在老屋吃過午飯,老木匠師徒三個就窩進了三合院的兒童屋裏,開始敲敲打打叮叮咚咚。
一個牆角搭建個可愛的蘑菇屋,兩邊沿牆各建一處窄窄地走道立扶手欄,走道盡頭一個牆角專放玩具,比如不倒翁積木等,會搭一道牆,還有扇小門,玩具只能在裏面玩,不可以帶出來,防止他們踩壞或摔着。
另一個牆角沿牆角搭個洗澡時的木盆,裏面墊着被褥,算是個能睡覺的地方,睡四個娃兒完全沒問題。
最後一個牆角,是五顏六色充滿童趣意味的畫,豐富孩子們的想像力,會給他們準備木炭筆和紙板,一張紙塗滿了再換一張,會給他們好好保存,待他們懂事了再拿出來給他們自己看。
“碰着天好,咱們也得時常帶孩子們出去看看,看看大自然,看看花草樹木,山間的鳥或家禽家畜等,孩子們接觸的多,就會懂得更多,學說話能學得更快。”
崔元九提醒他:“你不打算盤店鋪做生意了?準備滿腔心思都放在幾個孩子身上?”
“生意是肯定要做,時間,擠擠總會有,又不用天天這麽着,隔三差五的帶他們出去玩一兩個時辰就行了。”
“嗯。你心裏有數就成,我聽你的。”
老木匠師徒三個需要在三合院幹活,早上來傍晚回管午飯,工錢另算。
因此去縣城,又得往後推一推。
“那屋子你還打算弄成什麽樣?”陳老爹邊擇着菜邊問:“手裏頭有點錢,也別往裏投太多,孩子見風就長,能玩多久?一兩年的功夫罷了。”
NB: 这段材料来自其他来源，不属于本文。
# jwscook/DistributedHouseholderQR.jl

Measured on AMD Instinct MI355X. Metric: QR GFLOP/s (F = 2mn^2 - 2/3 n^3), ||A-QR||/||A|| alongside, higher is better.
Workload: dtype f64; 1 GPU; 32768x32768 Float64 dense QR, blocked nb=128 (BASELINE configs[2]); m=32768, n=32768, nb=128, parallelism=single GPU

## Files before the change

### distributedhouseholderqr.jl_amd/_lib.py

```python
from __future__ import annotations

import ctypes
import os
import subprocess

_PKG = os.path.dirname(os.path.abspath(__file__))
SO_PATH = os.path.join(_PKG, "libdhqr.so")
BENCH_SO_PATH = os.path.join(_PKG, "libdhqr_bench.so")
CSRC = os.path.join(_PKG, "csrc")
NB = 128
CS_BLOCK = 256
ZNB = 64

OK, EINVAL, EHIP, ENOMEM, ENODEVICE, ECOMM = 0, -1, -2, -3, -4, -5
COMM_SELF, COMM_RCCL, COMM_LOCAL, COMM_CALLBACK = 0, 1, 2, 3
UNIQUE_ID_BYTES = 128


class DHQRError(RuntimeError):
    def __init__(self, code: int, msg: str):
        super().__init__(f"libdhqr error {code}: {msg}")
        self.code = code


# ... 96 lines not shown
    "dhqr_cs_store_contiguous_f64": (_i32, [_p, _p, _i64, _i64, _i64, _p, _i64, _p]),
    "dhqr_cs_qr_darray_f64": (_i32, [_p, _p, _i64, _i64, _i64, _p]),
    "dhqr_mg_create": (_i32, [_pp, _pi32, _i32]),
    "dhqr_mg_destroy": (_i32, [_p]),
    "dhqr_mg_info": (_i32, [_p, _pi32, _pi32, _pi64, _pi64]),
    "dhqr_mg_get_bcast_tuning": (_i32, [_p, _pi32, _pd, _pd]),
    "dhqr_mg_rccl_nranks": (_i32, [_p, _pi32, _pi32]),
    "dhqr_mg_comm_counters": (_i32, [_p, _i32, _pi64]),
    "dhqr_mg_alloc_f64": (_i32, [_p, _i64, _i64]),
    "dhqr_mg_fill_uniform_f64": (_i32, [_p, _u64]),
    "dhqr_mg_factor_f64": (_i32, [_p]),
    "dhqr_mg_residual_f64": (_i32, [_p, _u64, _pd]),
    "dhqr_mg_upload_f64": (_i32, [_p, _p, _i64, _p]),
    "dhqr_mg_download_f64": (_i32, [_p, _p, _i64, _p]),
    "dhqr_mg_qr_f64": (_i32, [_p, _p, _i64, _i64, _i64, _p]),
    "dhqr_mg_qr_c64": (_i32, [_p, _p, _i64, _i64, _i64, _p]),
    "dhqr_cs_local_cols_c64": (_i64, [_i64, _i32, _i32]),
    "dhqr_cs_factor_c64": (_i32, [_p, _p, _i64, _i64, _i64, _p]),
    "dhqr_cs_qr_darray_c64": (_i32, [_p, _p, _i64, _i64, _i64, _p]),
    "dhqr_comm_timing": (_i32, [_p, _i32, _p]),
    "dhqr_mg_comm_timing": (_i32, [_p, _i32, _i32, _p]),
    "dhqr_cs_ldiv_darray_f64": (_i32, [_p, _p, _i64, _i64, _i64, _p, _p, _p]),
    "dhqr_cs_ldiv_darray_c64": (_i32, [_p, _p, _i64, _i64, _i64, _p, _p, _p]),
    "dhqr_cs_solve_work_c64": (_i64, [_i64, _i32]),
    "dhqr_cs_solve_c64": (_i32, [_p, _p, _i64, _i64, _i64, _p, _p, _p]),
    "dhqr_mg_ldiv_c64": (_i32, [_p, _p, _i64, _i64, _i64, _p, _p, _p]),
    "dhqr_mg_solve_f64": (_i32, [_p, _p, _p]),
    "dhqr_mg_ldiv_f64": (_i32, [_p, _p, _i64, _i64, _i64, _p, _p, _p]),
    "dhqr_mg_set_profiling": (_i32, [_p, _i32]),
    "dhqr_mg_reset_stats": (_i32, [_p]),
    "dhqr_mg_get_stats": (_i32, [_p, _i32, ctypes.POINTER(Stats), _pi64, _pi64, _pi64]),
    "dhqr_rs_row_range": (None, [_i64, _i32, _i32, _pi64, _pi64]),
    "dhqr_rs_fill_uniform_f64": (_i32, [_p, _p, _i64, _i64, _i64, _u64]),
    "dhqr_rs_factor_f64": (_i32, [_p, _p, _i64, _i64, _i64, _p]),
    "dhqr_rs_residual_f64": (_i32, [_p, _p, _i64, _i64, _i64, _p, _u64, _p, _p, _pd]),
    "dhqr_rs_solve_f64": (_i32, [_p, _p, _i64, _i64, _i64, _p, _p, _p]),
    "dhqr_mg_rs_alloc_f64": (_i32, [_p, _i64, _i64]),
    "dhqr_mg_rs_fill_uniform_f64": (_i32, [_p, _u64]),
    "dhqr_mg_rs_factor_f64": (_i32, [_p]),
    "dhqr_mg_rs_residual_f64": (_i32, [_p, _u64, _pd]),
    "dhqr_mg_rs_transfer_f64": (_i32, [_p, _p, _i64, _p, _i32]),
    "dhqr_mg_rs_solve_f64": (_i32, [_p, _p, _p]),
}

BENCH_SIGNATURES = {
    "dhqr_bench_mfma_f64": (_i32, [_p, _pd]),
    "dhqr_bench_issue_f64": (_i32, [_p, _i32, _i32, _pd, _pd]),
    "dhqr_bench_issue2_f64": (_i32, [_p, _i32, _i32, _i32, _pd]),
    "dhqr_bench_stream_f64": (_i32, [_p, _i64, _pd]),
    "dhqr_debug_mfma_probe": (_i32, [_p, _p, _p, _p]),
    "dhqr_bench_gemm_f64": (_i32, [_p, _i32, _i64, _i64, _i32, _pd]),
    "dhqr_bench_mma_probe_f64": (_i32, [_p, _i32, _i32, _pd]),
    "dhqr_bench_lane_probe_f64": (_i32, [_p, _i64, _i32, _i32, _i32, _pd]),
    "dhqr_debug_hold_cus": (_i32, [_p, _i32, _i32, _i32]),
    "dhqr_debug_smq_phases": (_i32, [_p, _pd]),
}

_lib = None


def lib() -> ctypes.CDLL:
    global _lib
    if _lib is None:
        if not os.path.exists(SO_PATH):
            raise ImportError(
                f"{SO_PATH} not found: build it with __graft_entry__.build() "
                "(hipcc --offload-arch=gfx950); this package has no CPU fallback")
        L = ctypes.CDLL(SO_PATH)
        for name, (res, args) in SIGNATURES.items():
            fn = getattr(L, name)
            fn.restype = res
            fn.argtypes = args
        _lib = L
    return _lib


_bench = None


def lib_bench() -> ctypes.CDLL:
    global _bench
    if _bench is None:
        if not os.path.exists(BENCH_SO_PATH):
            raise ImportError(f"{BENCH_SO_PATH} not found: build it with __graft_entry__.build()")
        L = ctypes.CDLL(BENCH_SO_PATH)
        for name, (res, args) in list(SIGNATURES.items()) + list(BENCH_SIGNATURES.items()):
            fn = getattr(L, name)
            fn.restype = res
            fn.argtypes = args
        _bench = L
    return _bench


def check(rc: int) -> None:
    if rc != OK:
        raise DHQRError(rc, lib().dhqr_last_error().decode(errors="replace"))
```

### distributedhouseholderqr.jl_amd/csrc/dhqr_api.hip

```cpp
#include <chrono>
#include <mutex>

#include "dhqr_internal.h"
#include "dhqr_complex.h"
#include "dhqr_gemm.h"
#include "dhqr_pack.h"
#include "dhqr_panel.h"
#include "dhqr_recon.h"
#include "dhqr_solve.h"
#include "dhqr_qtb.h"
#include "dhqr_small.h"
#include "dhqr_batched.h"
#include "dhqr_tsqr.h"

static thread_local char g_err[512] = "";
int32_t set_err(int32_t code, const char *fmt, ...) {
  va_list ap;
  va_start(ap, fmt);
  vsnprintf(g_err, sizeof(g_err), fmt, ap);
  va_end(ap);
  return code;
}
int32_t ensure(dhqr_ctx *c, Buf &b, size_t need) {
  if (need <= b.cap) return DHQR_OK;
  if (b.p) {
    HIPCHECK(hipDeviceSynchronize());
    HIPCHECK(hipFree(b.p));
    b.p = nullptr;
    b.cap = 0;
  }
  need = (need + 1023) & ~(size_t)1023;
  hipError_t e = hipMalloc((void **)&b.p, need * sizeof(double));
  if (e != hipSuccess)
    return set_err(DHQR_ENOMEM, "hipMalloc(%zu bytes) failed: %s", need * sizeof(double),
                   hipGetErrorString(e));
  b.cap = need;
  return DHQR_OK;
}

bool tune_get(const char *key, long long *out) {
  const char *e = getenv("DHQR_TUNE");
  if (!e) return false;
  const size_t kl = strlen(key);
  for (const char *p = e; *p;) {
    const char *q = strchr(p, ',');
    const size_t len = q ? (size_t)(q - p) : strlen(p);
    if (len > kl + 1 && strncmp(p, key, kl) == 0 && p[kl] == '=') {
      *out = atoll(p + kl + 1);
      return true;
    }
    if (!q) break;
    p = q + 1;
  }
  return false;
}

static std::atomic<int> g_live_ctx[64];


int32_t prof_begin(dhqr_ctx *c, int cat) {
  if (!c->profiling) return DHQR_OK;
// ... 527 lines not shown
                                    const PanelBuf &pb, int panel_idx, int part = 0) {
  const size_t NN = (size_t)DHQR_NBV * DHQR_NBV;
  const double *Rref = panel_rbuf(c, panel_idx) + 3 * NN, *altmp = panel_rbuf(c, panel_idx) + 6 * NN;
  if (part == 1) {
    hipLaunchKernelGGL(k_commit_alpha, dim3(1), dim3(DHQR_NBV), 0, stream, altmp, (int)DHQR_NBV, (double *)nullptr, pb.alpha,
                       (const int *)c->dstat, panel_idx);
  } else {
    dim3 grid((unsigned)std::min<int64_t>((rows + 255) / 256, 64), DHQR_NBV);
    hipLaunchKernelGGL(k_commit_panel, grid, dim3(256), 0, stream, P, ldp, rows, (const double *)pb.V, pb.ldv, Rref, altmp, alpha,
                       part == 2 ? (double *)nullptr : pb.alpha, (const int *)c->dstat, panel_idx);
  }
  LAUNCHCHECK();
  return DHQR_OK;
}
static int32_t panel_fast_enqueue(dhqr_ctx *c, double *P, int64_t rows, int64_t ldp, double *alpha, const PanelBuf &pb,
                                  int passes, int panel_idx, hipEvent_t ev_v = nullptr, hipEvent_t ev_t = nullptr) {
  const int64_t ldv = pb.ldv;
  const size_t NN = (size_t)DHQR_NBV * DHQR_NBV;
  CHECK(ensure(c, c->rbuf, 2 * panel_rbuf_elems()));
  if (passes == 2) CHECK(ensure(c, c->vts, (size_t)panel_elems(rows)));
  if (passes == 3) CHECK(ensure(c, c->tsq, TsqrLocal::elems(rows)));
  CHECK(ensure(c, c->sfull, NN));
  if (c->ev_commit[panel_idx & 1]) HIPCHECK(hipStreamWaitEvent(c->stream, c->ev_commit[panel_idx & 1], 0));
  double *R1 = panel_rbuf(c, panel_idx), *negR1inv = R1 + NN, *Rf = R1 + 2 * NN, *Rref = R1 + 3 * NN, *negMinv = R1 + 4 * NN;
  double *G = R1 + 5 * NN, *altmp = R1 + 6 * NN;
  int *bflag = c->dstat + 1;
  CHECK(prof_begin(c, CAT_PANEL));
  const bool was = c->profiling;
  c->profiling = false;
  auto body = [&]() -> int32_t {
    const double *X = P;
    int64_t ldx = ldp;
    if (passes == 3) {
      TsqrLocal t;
      t.place(c->tsq.p, rows);
      CHECK(tsqr_local_up(c, t, P, ldp, Rf, true));
      CHECK(tsqr_local_down(c, t, nullptr));
      hipLaunchKernelGGL(k_tsqr_identity, dim3((unsigned)(NN / 256)), dim3(256), 0, c->stream, R1);
      X = t.Yl;
      ldx = t.ldy;
      launch_recon_top(c, X, ldx, R1, G, Rref, negMinv);
      hipLaunchKernelGGL(k_tsqr_sign_cols, dim3((unsigned)(NN / 256)), dim3(256), 0, c->stream, negMinv, (const double *)Rf);
    } else if (passes == 2) {
      CHECK(gram128(c, P, ldp, rows, G));
      double *Q1 = c->vts.p;
      const int64_t ldq = panel_ldv(rows);
      launch_chol_inv(c, G, nullptr, R1, negR1inv, bflag);
      CHECK(mul128(c, P, ldp, rows, negR1inv, Q1, ldq));
      CHECK(gram128(c, Q1, ldq, rows, G));
      launch_chol_inv(c, G, R1, Rf, nullptr, bflag);
      launch_recon_top(c, P, ldp, Rf, altmp, Rref, negMinv);
    } else {
      CHECK(gram128(c, P, ldp, rows, G));
      hipLaunchKernelGGL((k_panel_top<false>), dim3(1), dim3(1024), 0, c->stream, (const double *)G, (const double *)P, ldp, altmp,
                         Rref, negMinv, bflag);
    }
    if (c->fuse_fix) {
      CHECK(mul128(c, X, ldx, rows, negMinv, pb.V, ldv, passes == 3 ? G : altmp));
    } else {
      CHECK(mul128(c, X, ldx, rows, negMinv, pb.V, ldv));
      hipLaunchKernelGGL(k_recon_fix, dim3(NN / 256), dim3(256), 0, c->stream, pb.V, ldv,
                         (const double *)(passes == 3 ? G : altmp), (const double *)negMinv);
    }
    if (ev_v) HIPCHECK(hipEventRecord(ev_v, c->stream));
    if (passes == 3)
      hipLaunchKernelGGL(k_tsqr_final_r, dim3(NN / 256), dim3(256), 0, c->stream, (const double *)Rf, (const double *)G, Rref,
                         altmp);
    CHECK(gram128(c, pb.V, ldv, rows, c->sfull.p));
    hipLaunchKernelGGL(k_build_t, dim3(1), dim3(1024), 0, c->stream, (const double *)c->sfull.p, (int)DHQR_NBV, pb.T, pb.Tt,
                       c->recon_tol, c->dstat, panel_idx, pb.alpha + DHQR_NBV, c->tt_keep);
    if (ev_t) HIPCHECK(hipEventRecord(ev_t, c->stream));
    else CHECK(panel_commit_enqueue(c, c->stream, P, rows, ldp, alpha, pb, panel_idx));
    LAUNCHCHECK();
    return DHQR_OK;
  };
  const int32_t rc = body();
  c->profiling = was;
  CHECK(rc);
  if (c->profiling)
    for (int64_t j = 0; j + 1 < DHQR_NBV; ++j) c->st.bytes_panel += 16.0 * (double)(rows - j) * (double)(DHQR_NBV - j - 1);
  CHECK(prof_end(c));
  return DHQR_OK;
}
static inline bool panel_fast_eligible(dhqr_ctx *c, int64_t rows, int64_t w) {
  return c->panel_impl == 3 && w == DHQR_NBV && rows >= 2 * DHQR_NBV;
}
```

陳玉平笑笑:“阿爹,我心裏有數,也花不了幾個錢。孩子們長大了用不着,後面總會有弟弟妹妹,都是些木頭,放着也不會壞。”
“你總有一堆歪理,随你折騰罷。”
沒幾天屋子便拾掇妥當,陳玉平爽快的把錢給結了,又額外給了封紅。
老木匠師徒三個的活做得相當不錯,值得給封紅。
再一次到三合院的兒童屋玩,幾個孩子明顯很是興奮。
才将他們放下,就吭哧吭哧的往屋裏爬。
爬着爬着,見着扶手欄,草哥兒眼睛骨碌碌的轉啊轉,很是新奇的樣子,雙手扒着,緩緩地站了起來,然後咯咯咯地笑。
陳玉平今兒随着他們一道進了屋裏,溫聲緩語地教他們說話。
“爬。”
“走。”
“秋千。”
“滑滑梯。”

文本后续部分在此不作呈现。